## Fuse finalize and FM demod into window-pipelined fold kernel via mailbox boundaries

Work chunks of the window fold kernel now finalize their own output windows in-kernel: each warp sums its staged rows, computes baseband values, phases and FM demod output directly. Adjacent chunks exchange boundary partial sums and phases through a per-chunk mailbox with atomic handshakes. A small edge kernel then handles only the first and last windows instead of a full finalize pass. The zeroing of the next accumulator is also restricted to the range the fused path does not already cover. This removes the separate finalize kernel's read of the accumulator buffer and a full launch, at the cost of added cross-block synchronization, extra shared memory per warp, and more register pressure in the hot kernel.

```diff
diff --git a/libsdr_b200/csrc/api.cu b/libsdr_b200/csrc/api.cu
--- a/libsdr_b200/csrc/api.cu
+++ b/libsdr_b200/csrc/api.cu
@@ -91,6 +91,9 @@
   void *d_acc[2] = {nullptr, nullptr};
   size_t acc_cap = 0;
   uint32_t acc_dirty[2] = {0, 0};
+  uint32_t acc_dirty_lo[2] = {0, 0};
+  FoldMbox *d_mbox = nullptr;
+  uint32_t mbox_cap = 0;
   uint32_t taps_len = 1, hist_len = 0;
   std::vector<int32_t> host_taps;
   int in_fmt = 0;
@@ -295,6 +298,12 @@
   }
   h->d_acc[0] = n0; h->d_acc[1] = n1;
   h->acc_dirty[0] = h->acc_dirty[1] = 0;
+  h->acc_dirty_lo[0] = h->acc_dirty_lo[1] = 0;
+  if (h->d_mbox) { cudaFree(h->d_mbox); h->d_mbox = nullptr; h->mbox_cap = 0; }
+  const size_t mb = cap / kFoldMboxWindows + 2;
+  SDRG_CUDA(cudaMalloc((void **)&h->d_mbox, mb * sizeof(FoldMbox)));
+  SDRG_CUDA(cudaMemset(h->d_mbox, 0, mb * sizeof(FoldMbox)));
+  h->mbox_cap = (uint32_t)mb;
   h->acc_cap = cap;
   return SDRG_OK;
 }
@@ -358,6 +367,7 @@
   a.phase0 = h->phase0; a.inc = (uint32_t)(h->d.lut_inc & 0x7fffu); a.nco = h->d.lut_inc != 0 ? 1u : 0u;
   a.neg = h->d.negative ? 1u : 0u;
   a.zero_next = h->acc_dirty[q];
+  const uint32_t zero_lo = h->acc_dirty_lo[q];
   a.in_fmt = (uint32_t)h->in_fmt;
   a.fir_shift = h->real_input ? (h->d.scalar == SDRG_T_S8 ? 8u : 16u) : 14u;
   IqbbFinalizeArgs f{};
@@ -367,6 +377,7 @@
   f.n_out = (uint32_t)adv.n_out; f.ss = a.ss; f.demod = (uint32_t)demod; f.e0 = adv.e0;
   f.seg = seg; f.in_place = (uint32_t)in_place;
   f.narrow16 = (h->real_input && h->d.scalar == SDRG_T_S8) ? 1u : 0u;
+  uint32_t n_fused = 0;
   if (h->fold) {
     IqbbFoldArgs fa{};
     fa.x = d_in; fa.acc_cur = a.acc_cur; fa.acc_next = a.acc_next;
@@ -375,10 +386,11 @@
     fa.v_rows = h->v_rows; fa.v_pitch = h->v_pitch;
     fa.n = n; fa.taps_len = (uint32_t)h->d.order; fa.ss = a.ss; fa.r0 = a.r0; fa.first = a.first;
     fa.phase0 = a.nco ? a.phase0 : 0u; fa.inc = a.nco ? a.inc : 0u;
-    fa.zero_next = a.zero_next; fa.variant = h->float_path == 3 ? 2u : 0u;
+    fa.zero_next = a.zero_next; fa.zero_lo = zero_lo; fa.variant = h->float_path == 3 ? 2u : 0u;
     fa.work = h->d_work; f.work_reset = h->d_work;
+    fa.mbox = h->d_mbox; fa.mbox_cap = h->mbox_cap;
     ProfScope ps(SDRG_KERNEL_IQBB_ACCUM, st);
-    rc = launch_iqbb_fold(fa, st, &h->last_float_kernel);
+    rc = launch_iqbb_fold(fa, st, &h->last_float_kernel, &f, &n_fused);
   } else {
     ProfScope ps(SDRG_KERNEL_IQBB_ACCUM, st);
     if (h->d.scalar == SDRG_T_F32) h->last_float_kernel = 1;
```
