## Pace batch insert kernel by K1 demand signal instead of fixed lead wait

```diff
diff --git a/include/link_amd.h b/include/link_amd.h
--- a/include/link_amd.h
+++ b/include/link_amd.h
@@ -483,6 +483,7 @@
 int link_dc_batch_status(link_dc_batch_t *ctx, int32_t *out );
 int link_dc_batch_set_timing(link_dc_batch_t *ctx, int32_t on);
 int link_dc_batch_kernel_times(link_dc_batch_t *ctx, int64_t ticket, float *ms );
+int link_dc_batch_set_insert_pacing(link_dc_batch_t *ctx, int32_t active_waves, int32_t nap_us, int32_t lead);
 int link_dc_batch_set_debug(link_dc_batch_t *ctx, uint64_t *k1_rows, uint64_t *k2_rows);
 int link_streams_share_queue(void *stream_a, void *stream_b, double *delay_us );
 int link_dc_batch_probe_streams(link_dc_batch_t *ctx, hipStream_t stream, double *delays_us );
diff --git a/link_amd/_lib.py b/link_amd/_lib.py
--- a/link_amd/_lib.py
+++ b/link_amd/_lib.py
@@ -311,6 +311,7 @@
                                      POINTER(LinkElkDesc), c_void_p, POINTER(c_int64)]),
     "link_dc_batch_join": (c_int, [c_void_p, c_int64, c_void_p]),
     "link_dc_batch_set_timing": (c_int, [c_void_p, c_int32]),
+    "link_dc_batch_set_insert_pacing": (c_int, [c_void_p, c_int32, c_int32, c_int32]),
     "link_dc_batch_kernel_times": (c_int, [c_void_p, c_int64, POINTER(c_float)]),
     "link_dc_batch_status": (c_int, [c_void_p, POINTER(c_int32)]),
     "link_dc_batch_set_debug": (c_int, [c_void_p, c_void_p, c_void_p]),
diff --git a/link_amd/csrc/dense_batch.hip b/link_amd/csrc/dense_batch.hip
--- a/link_amd/csrc/dense_batch.hip
+++ b/link_amd/csrc/dense_batch.hip
@@ -48,6 +48,8 @@
   bool used[BT_RING];
   long long calls;
   unsigned long long *dbg1, *dbg2;
+  int ins_act, ins_nap, ins_lead;
+  int ins_act0, ins_nap0, ins_lead0;
 };
 
 extern "C" int link_dc_batch_create(link_dc_batch_t **out) {
@@ -90,6 +92,12 @@
   }
   c->calls = 0;
   c->dbg1 = c->dbg2 = nullptr;
+  c->ins_act = DC_BT_INS_ACT < 0 ? c->cus : DC_BT_INS_ACT; c->ins_nap = DC_BT_INS_NAP; c->ins_lead = DC_BT_INS_LEADF;
+  if (const char *e = getenv("LINK_DC_BATCH_INS_PACING")) {
+    int v[3] = {c->ins_act, c->ins_nap, c->ins_lead};
+    if (sscanf(e, "%d,%d,%d", &v[0], &v[1], &v[2]) >= 1 && v[0] >= 0) (void)link_dc_batch_set_insert_pacing(c, v[0], v[1], v[2]);
+  }
+  c->ins_act0 = c->ins_act; c->ins_nap0 = c->ins_nap; c->ins_lead0 = c->ins_lead;
   if (!ok) { (void)hipGetLastError(); delete c; return LINK_ERR_LAUNCH; }
   *out = c;
   return LINK_OK;
@@ -110,6 +118,15 @@
   for (hipStream_t s_ : c->pool) (void)hipStreamDestroy(s_);
   (void)hipStreamDestroy(c->sc);
   delete c;
+  return LINK_OK;
+}
+
+extern "C" int link_dc_batch_set_insert_pacing(link_dc_batch_t *c, int32_t active_waves, int32_t nap_us, int32_t lead) {
+  if (!c) return LINK_ERR_ARG;
+  if (active_waves < 0) { c->ins_act = c->ins_act0; c->ins_nap = c->ins_nap0; c->ins_lead = c->ins_lead0; return LINK_OK; }
+  c->ins_act = active_waves;
+  c->ins_nap = nap_us < 0 ? 0 : (nap_us > DC_BT_INS_NAP_MAX ? DC_BT_INS_NAP_MAX : nap_us);
+  c->ins_lead = lead < 0 ? 0 : (lead > DC_BT_MAX ? DC_BT_MAX : lead);
   return LINK_OK;
 }
 
@@ -269,7 +286,7 @@
       }
       c->timed[q] = okt;
     }
-    const dc_bt_host_t hset{c->sa, c->sb, c->sc, c->cus, sync, c->dbg1, c->dbg2};
+    const dc_bt_host_t hset{c->sa, c->sb, c->sc, c->cus, sync, c->dbg1, c->dbg2, c->ins_act, c->ins_nap, c->ins_lead};
     if (b0.io_dtype == LINK_IO_F16) rc = dcb_f16::batch_set_launch(hset, frames + base, n + base, nb, *g, *d);
     else if (b0.io_dtype == LINK_IO_BF16) rc = dcb_bf16::batch_set_launch(hset, frames + base, n + base, nb, *g, *d);
     else rc = dcb_f32::batch_set_launch(hset, frames + base, n + base, nb, *g, *d);
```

About this task:
Lines of the data above that include the string "double" must each be copied.

Result below:
 int link_streams_share_queue(void *stream_a, void *stream_b, double *delay_us );
 int link_dc_batch_probe_streams(link_dc_batch_t *ctx, hipStream_t stream, double *delays_us );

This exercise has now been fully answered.